Что в конце концов, по прошествии более чем недели, постепенно положило конец бойне без разбора — это была проблема уборки трупов. Погода в эти дни была жаркой и дождливой. Непогребённые тела, которыми, как выразился премьер–министр Тьер в распоряжении своим префектам, были «теперь вымощены улицы Парижа», взбухали во влажной жаре, и город начал вонять.

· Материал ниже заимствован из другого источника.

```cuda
int fdsr_debug_profile_unet(fdsr_ctx* c, int32_t t, int32_t reps, float* ms_out_host, int32_t cap, void* stream) {
  if (!c || !ms_out_host) return fail(c, FDSR_E_INVALID, "null argument");
  int rc = check_ready(c);
  if (rc) return rc;
  if (!c->d_ws) return fail(c, FDSR_E_STATE, "run fdsr_unet_forward / fdsr_sample once first");
  const int nops = int(c->ops.size());
  if (cap < nops) return fail(c, FDSR_E_INVALID, "capacity too small");
  cudaStream_t st = static_cast<cudaStream_t>(stream);
  rc = ensure_layers(c);
  if (rc) return rc;
  std::vector<cudaEvent_t> ev(size_t(nops) * 2 * reps);
  for (auto& e : ev) CUDA_TRY(c, cudaEventCreate(&e));
  for (int r = 0; r < reps; ++r) {
    CUDA_TRY(c, cudaMemsetAsync(c->d_ws + c->stats_off, 0, c->stats_bytes, st));
    for (int i = 0; i < nops; ++i) {
      const HOp& op = c->ops[i];
      CUDA_TRY(c, cudaEventRecord(ev[(size_t(r) * nops + i) * 2], st));
      rc = with_dtype(c, [&](auto e) {
        using T = typename decltype(e)::type;
        return op.kind == 0 ? launch_conv<T>(c, op.idx, t, st) : launch_attn<T>(c, op.idx, st);
      });
      if (rc) return rc;
      CUDA_TRY(c, cudaEventRecord(ev[(size_t(r) * nops + i) * 2 + 1], st));
    }
  }
  CUDA_TRY(c, cudaStreamSynchronize(st));
  const int r0 = reps >= 4 ? reps / 2 : 0;
  for (int i = 0; i < nops; ++i) {
    double acc = 0.0;
// ... 112 lines not shown
```

fastdiffsr_b200/csrc/conv_desc.h:

```cpp
#pragma once
#include <cstdint>
#include <cuda.h>

namespace fdsr {

constexpr int kMaxChunks = 24;
constexpr int kMaxTaps = 9;
constexpr int kMaxSrc = 3;

constexpr int kTileH = 32;
constexpr int kTileW = 8;
constexpr int kPatchW = kTileW + 2;
constexpr int kPatchH = kTileH + 2;
constexpr int kPatchPos = kPatchW * kPatchH;
constexpr int kPlanePos = 341;
constexpr int kPlaneBytes = kPlanePos * 16;
constexpr int kPlaneBytesTma = 344 * 16;
constexpr int kPatchBytesSw = kPatchPos * 128;
constexpr int kAStageBytes = 8 * kPlaneBytes;
static_assert(kPatchBytesSw <= kAStageBytes && kAStageBytes % 128 == 0, "A stage too small");

enum ConvMode : int32_t {
  kModeNormal = 0,
  kModeUp2x = 1,
// ... 47 lines not shown
  CUtensorMap in_map[kMaxSrc];
  CUtensorMap in_map_c[kMaxSrc];
  CUtensorMap out_map_ph[3];
  ConvSrc src[kMaxSrc];
  ConvChunk chunk[kMaxChunks];
  int32_t nchunks;
  int32_t ncg;
  int32_t mode;
  int32_t nG, nR;
  int32_t a_tma;
  int32_t B, H, W;
  int32_t N;
  int32_t n_full;
  int32_t nsplit;
  int32_t gn_C;
  int32_t gn_nsrc;
  int32_t gn_groups;
  const float* gamma;
  const float* beta;
  float gn_eps;
  const float* bias;
  int32_t bias_tstride;
  const void* resid;
  void* out;
  unsigned long long* out_stats;
  float out_sq_scale;
  double gn_inv_sum, gn_inv_sq;
  int32_t out_su;
  int32_t out_mode;
  int32_t out_c;
  const uint8_t* weights;
  int32_t pair;
  int32_t w_half;
  int32_t phases;
  int32_t epi2;
  int32_t tail2;
  int32_t tile_h;
  int32_t tiles_x, tiles_y, ntiles;
  int32_t group;
  const PostStep* post;
  float* x_state;
  void* xin;
  const SampleArgs* args;
  unsigned int* flags;
  long long* prof;
};

}
```

fastdiffsr_b200/csrc/conv_kernel.cuh:

```cuda
#pragma once
#include "conv_desc.h"
#include "ptx.cuh"
#include "sampler_math.cuh"

namespace fdsr {

constexpr int kConvThreads = 640;
constexpr int kProdWarps = 10;
constexpr int kProdThreads = kProdWarps * 32;
constexpr int kMaxUnits = 9;
constexpr int kEpiWarps = 8;
constexpr int kEpiThreads = kEpiWarps * 32;
constexpr int kMaxGnC = 512;
constexpr double kStatScale = 16777216.0;
__host__ __device__ inline double stat_sq_scale(long long hw) {
  int lg = 0;
  while ((1LL << lg) < hw) ++lg;
  int e = 30 - lg;
  e = e < 4 ? 4 : (e > 24 ? 24 : e);
  return double(1LL << e);
}

template <int N>
struct ConvCfg {
  static constexpr int kAccStride = N < 32 ? 32 : N;
  static constexpr int kAccCols = 2 * kAccStride;
  static constexpr int kNumAcc = (2 * kAccCols <= 512) ? 2 : 1;
  static constexpr int kNumAccMax = 2;
  static constexpr bool kStatsInTmem = (N == 64);
  static constexpr int kStatCol0 = kNumAcc * kAccCols;
  static constexpr int kTmemNeed = kNumAcc * kAccCols + (kStatsInTmem ? 2 * N : 0);
  static constexpr int kTmemCols =
      kTmemNeed <= 32 ? 32 : (kTmemNeed <= 64 ? 64 : (kTmemNeed <= 128 ? 128 : (kTmemNeed <= 256 ? 256 : 512)));
  static constexpr int kBStageBytes = N < 32 ? 9 * N * 128 : (N == 64 ? 24576 : 32768);
  static constexpr int kAStages = N >= 256 ? 2 : 3;
  static constexpr int kBStages = N >= 256 ? 3 : 2;
  static constexpr int kRStageBytes = kTileH * kTileW * 128;
  static constexpr int kASlots = N == 64 ? 4 : kAStages;
  static constexpr int kABytes =
      N == 64 ? (2 * kAStageBytes + 2 * kRStageBytes > 3 * kAStageBytes ? 2 * kAStageBytes + 2 * kRStageBytes
                                                                        : 3 * kAStageBytes)
              : kAStages * kAStageBytes;
  static constexpr int kNcb = N < 32 ? 1 : N / 32;
  static constexpr int kRow = N < 32 ? 32 : N;
  static constexpr int kOffA = 0;
  static constexpr int kOffB = kOffA + kABytes;
  static constexpr int kOffTable = kOffB + kBStages * kBStageBytes;
  static constexpr int kOffBias = kOffTable + kMaxGnC * 8;
  static constexpr int kOffTstat = kOffBias + 256 * 4;
  static constexpr int kOffBar = kOffTstat + kEpiWarps * kRow * 4;
  static constexpr int kNumBar = 3 * kASlots + 2 * kBStages + 2 * kNumAccMax + (kASlots + kBStages + kNumAccMax);
  static constexpr int kOffTmem = kOffBar + kNumBar * 8;
  static constexpr int kOffStage = ((kOffTmem + 16 + 1023) / 1024) * 1024;
  static constexpr int kSmemBytes = kOffStage + (N < 32 ? 0 : kEpiWarps * 2048) + (N >= 256 ? 7 * 2048 : 0);
  static_assert(kSmemBytes <= 232448, "exceeds the 227 KB of dynamic shared memory per CTA");
};

template <typename T>
struct Cvt;
template <>
struct Cvt<__half> {
  static constexpr int kFmt = 0;
  __device__ static __forceinline__ float2 unpack(uint32_t u) {
    return __half22float2(*reinterpret_cast<const __half2*>(&u));
  }
  __device__ static __forceinline__ uint32_t pack(float a, float b) {
    __half2 h = __floats2half2_rn(a, b);
    return *reinterpret_cast<uint32_t*>(&h);
  }
  __device__ static __forceinline__ uint32_t pack_store(float a, float b) {
    uint32_t r;
    asm("cvt.rn.satfinite.f16x2.f32 %0, %1, %2;" : "=r"(r) : "f"(b), "f"(a));
    return r;
  }
};
template <>
struct Cvt<__nv_bfloat16> {
  static constexpr int kFmt = 1;
  __device__ static __forceinline__ float2 unpack(uint32_t u) {
    return __bfloat1622float2(*reinterpret_cast<const __nv_bfloat162*>(&u));
  }
  __device__ static __forceinline__ uint32_t pack(float a, float b) {
    __nv_bfloat162 h = __floats2bfloat162_rn(a, b);
    return *reinterpret_cast<uint32_t*>(&h);
// ... 159 lines not shown
#define PROF_PARAM
#define PROF_ARG
#endif

template <bool kPair>
constexpr int kTileStep = kPair ? 2 : 1;

struct TileWalk {
  int b, ty, tx, step;
  const ConvLayer* L;
  TileWalk() = default;
  __device__ __forceinline__ TileWalk(int t, const ConvLayer& layer, int step_) : step(step_), L(&layer) {
    b = t / (L->tiles_x * L->tiles_y);
    ty = (t - b * L->tiles_x * L->tiles_y) / L->tiles_x;
    tx = t - (b * L->tiles_y + ty) * L->tiles_x;
  }
  __device__ __forceinline__ void advance() {
    if ((tx += step) >= L->tiles_x) {
      tx -= L->tiles_x;
      if (++ty == L->tiles_y) { ty = 0; ++b; }
    }
  }
  __device__ __forceinline__ TileWalk peek_next() const { TileWalk n = *this; n.advance(); return n; }
};

struct StageRing {
  int slot = 0, phase = 0;
  __device__ __forceinline__ void advance(int n) { if (++slot == n) { slot = 0; phase ^= 1; } }
};

template <int N>
struct ConvBars {
  using Cfg = ConvCfg<N>;
  static constexpr int kA = Cfg::kASlots, kB = 2 * kA, kAcc = kB + 2 * Cfg::kBStages, kRaw = kAcc + 2 * Cfg::kNumAccMax,
                       kRelay = kRaw + kA;
  uint32_t bar0;
  __device__ __forceinline__ uint32_t a_full(int s) const { return bar0 + 8u * s; }
  __device__ __forceinline__ uint32_t a_empty(int s) const { return bar0 + 8u * (kA + s); }
  __device__ __forceinline__ uint32_t b_full(int s) const { return bar0 + 8u * (kB + s); }
  __device__ __forceinline__ uint32_t b_empty(int s) const { return bar0 + 8u * (kB + Cfg::kBStages + s); }
  __device__ __forceinline__ uint32_t acc_full(int s) const { return bar0 + 8u * (kAcc + s); }
  __device__ __forceinline__ uint32_t acc_empty(int s) const { return bar0 + 8u * (kAcc + Cfg::kNumAccMax + s); }
  __device__ __forceinline__ uint32_t raw_full(int s) const { return bar0 + 8u * (kRaw + s); }
  __device__ __forceinline__ uint32_t pa_full(int s) const { return bar0 + 8u * (kRelay + s); }
  __device__ __forceinline__ uint32_t pb_full(int s) const { return bar0 + 8u * (kRelay + kA + s); }
  __device__ __forceinline__ uint32_t pacc_empty(int s) const { return bar0 + 8u * (kRelay + kA + Cfg::kBStages + s); }
};

template <int N>
struct ConvSched {
  int tile_begin, tile_end;
  int tile_first;
  TileWalk first;
  uint32_t crank;
  int TH, nacc, taps_per_stage, n_off, nG, nR;
  bool two_mt;
  uint32_t acc_cols, blob, gblob;
  __device__ __forceinline__ uint32_t slot_off(int slot) const {
    return uint32_t(slot < nG ? slot * kAStageBytes : nG * kAStageBytes + (slot - nG) * ConvCfg<N>::kRStageBytes);
  }
};
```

«Эти нищие», — писала буржуазная газета, «которые нам при жизни причинили столько вреда, продолжают и после своей смерти вредить нам». Газета «Temps» сетовала: «Кто не помнит этого, даже если он смотрел лишь несколько минут на сквер перед башней Saint Jacques, который превратился в скотобойню? На этой влажной, незадолго до этого разрыхлённой земле тут и там выглядывают головы, руки, ноги или кисти рук, и вместе с землёй замечают лица трупов, которые одеты в форму Национальной Гвардии. Это ужасно. Отвратительный запах висит над этим садом; в некоторых местах он превращается в вонь». А «Paris Journal» 2‑го июня с отвращением вскричал: «Положить конец убийствам! Мы не желаем этого больше! Даже убийц и поджигателей — нет! Мы требуем не помилования, а отсрочки. Не убивать больше!»
Число жертв никогда не было установлено. За семнадцать тысяч убранных с улиц, парков и общественных мест тел город Париж в течение июня представил правительству счета: это минимальное число. Однако сюда не включены те, чьи тела уже были убраны их товарищами по заключению или которые гнили в крепостных рвах Ла Муэтте. Оценки общего числа лежат между двадцатью тысячами и тридцатью тысячами, называлась также цифра в сорок тысяч. На десять тысяч больше или меньше — это неизвестно. Для сравнения: за шестнадцать месяцев Парижского Террора с апреля 1793 до июля 1794 года, которыми ещё и сегодня заполнены исторические книги, в Париже было казнено точное число в 2596 человек.
После бойни — судебные процессы. Здесь мы имеем точные цифры. 36309 арестованных остались живыми в руках победоносной армии, и ещё в течение нескольких лет двадцать шесть военных судов, состоявших из четырнадцати генералов, двухсот шестидесяти шести полковников и двухсот восьмидесяти четырёх майоров, были заняты вынесением приговоров. Последний смертный приговор был приведен в исполнение в 1875 году. Большое число правда более не казнили, а они были депортированы в исправительные колонии Гвианы или Новой Каледонии.
Перед этой ужасной и неутомимой местью стоишь как оглушённый. Безумие первой кровавой оргии и затем хладнокровное ожесточение в течение нескольких лет террора правосудия — как они сочетаются с высококультурной, высокообразованной французской буржуазией семидесятых годов, с людьми belle–epoque [31]? Во всём охотно обвинили бы озверевшую солдатню, но это невозможно: французская армия действовала не спонтанно и не самовольно. Её злодеяния совершались по приказу сверху и позже были вознаграждены блестящими парадами и множественной раздачей орденов.
И Тьер не единственный виновный: большинство Национального Собрания было ещё кровожаднее, чем глава правительства, и Париж утончённых людей восторженно аплодировал его жестокости. Нет, бойня Коммуны была преступлением целого класса; и хотя оно было совершено хладнокровно, рационально его невозможно объяснить, а можно только психологически. Она не объясняется гневом и оправданным негодованием — поджоги и расстрелы заложников в последние дни Коммуны легковесны по сравнению с ужасами после её поражения, они сами уже были реакцией на убийства пленных версальскими войсками. Это можно объяснить только нечистой совестью и скрытым страхом.
Нечистой совестью: поскольку Париж рабочих остался верным решению сентября 1870 года — решению о народной войне против осаждающих немцев; в то время как буржуазная Франция как раз в конце концов капитуляцией перед немцами оттянула неизбежную при народной войне социальную революцию. А скрытый страх — в том, что эту революцию надолго невозможно удержать, что ей принадлежит будущее. Ужасные политические преступления и жестокости почти всегда начинались из страха перед будущим; и никакая революция никогда не бывает столь жестока, как реакция, которая ещё раз с трудом победила революцию.